13 March 2015 10:38:08 IST

Textile exporters in a spin as euro slumps

An embroidery unit of a knitwear export company in Tirupur. Photo: K. Ananthan

Exporters from Tirupur especially hit, as they have huge exposure to the currency

The euro tumbled against the dollar — falling 3.6 cents — after the strong US jobs data released last week. With the euro at 1.06 to the dollar, the market is bracing for the currency reaching parity with the dollar — that would mean a further fall.

Businesses close to home are feeling the effects of euro’s troubles. Individual textile exporters in Tirupur, Tamil Nadu, who have sizeable exposure to the currency, have been hit hard after the recent drop in the currency’s exchange rates.

Concerns about the Euro zone economy are not new, but the currency’s sudden plunge in December 2014 and now has caught the textile merchants unawares. The euro that was trading at around ₹85 last year slipped slowly to around ₹75 levels by early December. This shake-up was quite sudden, though there were signals that there may be trouble brewing.

“There was reluctance to hedge euro exposure, especially after the short rally in mid-December when the exchange rate went close to ₹80,” says Murali Rajagopalan, Director of Kalynda Financial Advisory.

But the currency nose-dived in a month to a low of ₹68 in late January 2015. This is a 20 per cent drop from the levels seen last year. So, if an exporter was expecting €300,000, rather than the ₹2.4 crore he would have got last year, the money he would receive now will be ₹30 lakh less. There has not been much respite since, as the euro held at 70-71 levels in January and February before the recent rout.

More awareness Rajagopalan however, notes that the suddenness of the currency’s movement and the subsequent losses suffered are creating more awareness on currency hedging. “In the past, textile exporters were not willing to do any risk management. Full currency hedging was not seen as a way to protect the cash situation of the business,” he notes. Hedging by making use of pre-shipment credit in foreign currency (PCFC) has been popular in the last two-three years, says Raja Shanmugham, an exporter and Chairman of CII, Tirupur.

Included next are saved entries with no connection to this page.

__global__ __launch_bounds__(64) void dist_finalize_kernel(const double *partial, int n_blocks, float *dist, int first,
                                                            const float *head)
{
    const int c = blockIdx.x;
    const double v = wave_sum_partials(partial + (size_t)c * n_blocks, n_blocks);
    if (threadIdx.x == 0) {
        dist[first + c] = (float)sqrt(v);
        if (c == 0 && head) dist[first - 1] = *head;
    }
}

static_assert(sizeof(coevo_fc_finalize_job) == 40, "layout mirrored by coevonet_amd/lib.py FinalizeJob");
struct FinalizeJobs { coevo_fc_finalize_job j[COEVO_MAX_JOBS]; };
__global__ __launch_bounds__(64) void dist_finalize_multi_kernel(FinalizeJobs jobs, int32_t *tick)
{
    const coevo_fc_finalize_job &jb = jobs.j[blockIdx.y];
    const int c = blockIdx.x, l = threadIdx.x;
    if (tick && blockIdx.x == 0 && blockIdx.y == 0 && l == 0) *tick += 1;
    if (c >= jb.n) return;
    const double v = wave_sum_partials(jb.dist_partial + (size_t)c * jb.n_blocks, jb.n_blocks);
    if (l == 0) {
        jb.dist[jb.first + c] = (float)sqrt(v);
        if (c == 0 && jb.head) jb.dist[jb.first - 1] = *jb.head;
    }
}

__global__ void gather_f32_kernel(float *dst, const float *src, const int32_t *idx, int n)
{
    const int i = blockIdx.x * blockDim.x + threadIdx.x;
    if (i < n) dst[i] = src[idx[i]];
}

__global__ __launch_bounds__(256) void sharing_score_kernel(const float *dist, int n, float *score)
{
    __shared__ double scratch[4];
    const double tot = sharing_row_total([&](int i) { return dist[i]; }, n, scratch);
    if (threadIdx.x == 0) *score = (float)tot;
}

__global__ void ga_fitness_kernel(const double *rewards, int game_first, int pop, int games_per_individual,
                                  int hof, int slot, const float *diversity, float *fitness)
{
    const int i = blockIdx.x * blockDim.x + threadIdx.x;
    if (i >= pop) return;
    const int gpi = games_per_individual;
    const double last = rewards[3 * (size_t)(game_first + i * gpi + gpi - 1) + slot];
    fitness[i] = ga_fitness_value(last, hof, *diversity);
}

__device__ inline bool rank_less(float a, int ia, float b, int ib)
{
    const bool an = __builtin_isnan(a), bn = __builtin_isnan(b);
    if (an || bn) return (!an && bn) || (an && bn && ia < ib);
    return (a < b) || (a == b && ia < ib);
}

__global__ __launch_bounds__(256) void rank_desc_kernel(const float *fitness, int n, int32_t *order)
{
    __shared__ float f[4096];
    for (int i = threadIdx.x; i < n; i += 256) f[i] = fitness[i];
    __syncthreads();
    for (int i = threadIdx.x; i < n; i += 256) {
        const float fi = f[i];
        int rank = 0;
        for (int j = 0; j < n; ++j) rank += rank_less(f[j], j, fi, i) ? 1 : 0;
        order[n - 1 - rank] = i;
    }
}

struct GaSelectArgs {
    coevo_ga_select_role role[3];
    int pop, games_per_individual, hof;
    const double *gathered;
    int n_local, n_roles;
    coevo_ga_adapt_args adapt;
    int with_adapt, n_roles_launched;
};

static_assert(sizeof(coevo_ga_adapt_args) == 88, "layout mirrored by coevonet_amd/lib.py GaAdaptArgs");
__device__ inline void ga_adapt_body(const coevo_ga_adapt_args &a);

__global__ __launch_bounds__(256) void ga_select_kernel(GaSelectArgs a)
{
    __shared__ double scratch[4];
    __shared__ float f[4096];
    __shared__ float div_s;
    if ((int)blockIdx.x >= a.n_roles_launched) {
        if (a.with_adapt && blockIdx.y == 0 && threadIdx.x == 0) ga_adapt_body(a.adapt);
        return;
    }
    const coevo_ga_select_role R = a.role[blockIdx.x];
    const int n = a.pop;
    const bool first_slice = blockIdx.y == 0;
    auto rec = [&](int i) {
        return a.gathered + 4 * ((size_t)((i / a.n_local) * a.n_roles + (int)blockIdx.x) * a.n_local + i % a.n_local);
    };
    auto dist_of = [&](int i) { return a.gathered ? (float)rec(i)[3] : R.dist[i]; };
    const double tot = sharing_row_total(dist_of, n, scratch);
    if (threadIdx.x == 0) {
        div_s = (float)tot;
        if (first_slice) *R.diversity = (float)tot;
    }
    __syncthreads();
    const int gpi = a.games_per_individual;
    for (int i = threadIdx.x; i < n; i += 256) {
        const double last = a.gathered ? rec(i)[R.slot] : R.rewards[3 * (size_t)(R.game_first + i * gpi + gpi - 1) + R.slot];
        const float fit = ga_fitness_value(last, a.hof, div_s);
        f[i] = fit;
        if (first_slice) R.fitness[i] = fit;
    }
    __syncthreads();
    const int i = blockIdx.y * 256 + threadIdx.x;
    if (i < n) {
        const float fi = f[i];
        int rank = 0;
        for (int j = 0; j < n; ++j) rank += rank_less(f[j], j, fi, i) ? 1 : 0;
        R.order[n - 1 - rank] = i;
        if (rank == n - 1 && R.best_dist) *R.best_dist = dist_of(i);
    }
}

__device__ inline double np_mean_le10(const double *a, int n)
{
    double res;
    if (n < 8) {
        res = 0.0;
        for (int i = 0; i < n; ++i) res += a[i];
    } else {
        res = ((a[0] + a[1]) + (a[2] + a[3])) + ((a[4] + a[5]) + (a[6] + a[7]));
        for (int i = 8; i < n; ++i) res += a[i];
    }
    return res / (double)n;
}

__device__ inline void ga_adapt_body(const coevo_ga_adapt_args &a)
{
    const double *rewards = a.rewards;
    double *hist = a.hist, *sig_hist = a.sig_hist, *sigma64 = a.sigma64;
    const int cap = a.cap, eval_first = a.eval_first_game;
    const int g = *a.gen_dev;
    if (a.sigma32_prev)
        for (int s = 0; s < 3; ++s) a.sigma32_prev[s] = a.sigma32[s];
    if (g > 0 && g - 1 < cap) {
        const int e = g - 1;
        for (int s = 0; s < 3; ++s) {
            double tot = 0.0;
            for (int i = 0; i < 10; ++i) tot += rewards[3 * (size_t)(eval_first + i) + s];
            hist[(size_t)s * cap + e] = tot / 10;
        }
        if (a.adaptive) {
            bool worse[3];
            for (int s = 0; s < 3; ++s) {
                const double *h = hist + (size_t)s * cap;
                const int len = e + 1;
                if (e > 10) {
                    const int n_old = (len >= 20) ? 10 : len - 10;
                    const double m_new = np_mean_le10(h + len - 10, 10);
                    const double m_old = np_mean_le10(h + (len >= 20 ? len - 20 : 0), n_old);
                    worse[s] = m_new < m_old;
                } else {
                    worse[s] = false;
                }
            }
            const double s1_before = sigma64[1];
            sigma64[0] = worse[0] ? fmin(s1_before * 1.2, a.sig_max) : fmax(sigma64[0] * 0.95, a.sig_min);
            sigma64[1] = worse[1] ? fmin(sigma64[1] * 1.2, a.sig_max) : fmax(sigma64[1] * 0.95, a.sig_min);
            sigma64[2] = worse[2] ? fmin(sigma64[2] * 1.2, a.sig_max) : fmax(sigma64[2] * 0.95, a.sig_min);
        }
        for (int s = 0; s < 3; ++s) sig_hist[(size_t)s * cap + e] = sigma64[s];
    }
    for (int s = 0; s < 3; ++s) a.sigma32[s] = (float)sigma64[s];
}

__global__ void ga_adapt_kernel(coevo_ga_adapt_args a)
{
    if (threadIdx.x != 0 || blockIdx.x != 0) return;
    ga_adapt_body(a);
}

__global__ __launch_bounds__(256) void centered_rank_kernel(const float *f, int n, float *out)
{
    const int i = blockIdx.x * 256 + threadIdx.x;
    if (i >= n) return;
    const float fi = f[i];
    int rank = 0;
    for (int j = 0; j < n; ++j) rank += rank_less(f[j], j, fi, i) ? 1 : 0;
    out[i] = (n > 1) ? (float)rank / (float)(n - 1) - 0.5f : 0.0f;
}

__global__ void counter_add_kernel(int32_t *p, int v) { if (threadIdx.x == 0 && blockIdx.x == 0) *p += v; }

}

using namespace coevo;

“PCFC provides a natural hedge and the cost of borrowing is also lower. Interest rates on rupee credit are around 12 per cent compared with 2.5-3 per cent over Libor rates for foreign currency credit,” he explains. With Libor rates hovering near zero, borrowing in dollar or euro is much cheaper.

Still, a weak euro means low margin for manufacturers. “Garment prices are only revised once in every few years and due to heavy global competition, sellers are not in a position to negotiate better deals,” he explains. So the already wafer-thin margins have eroded further, says Shanmugham.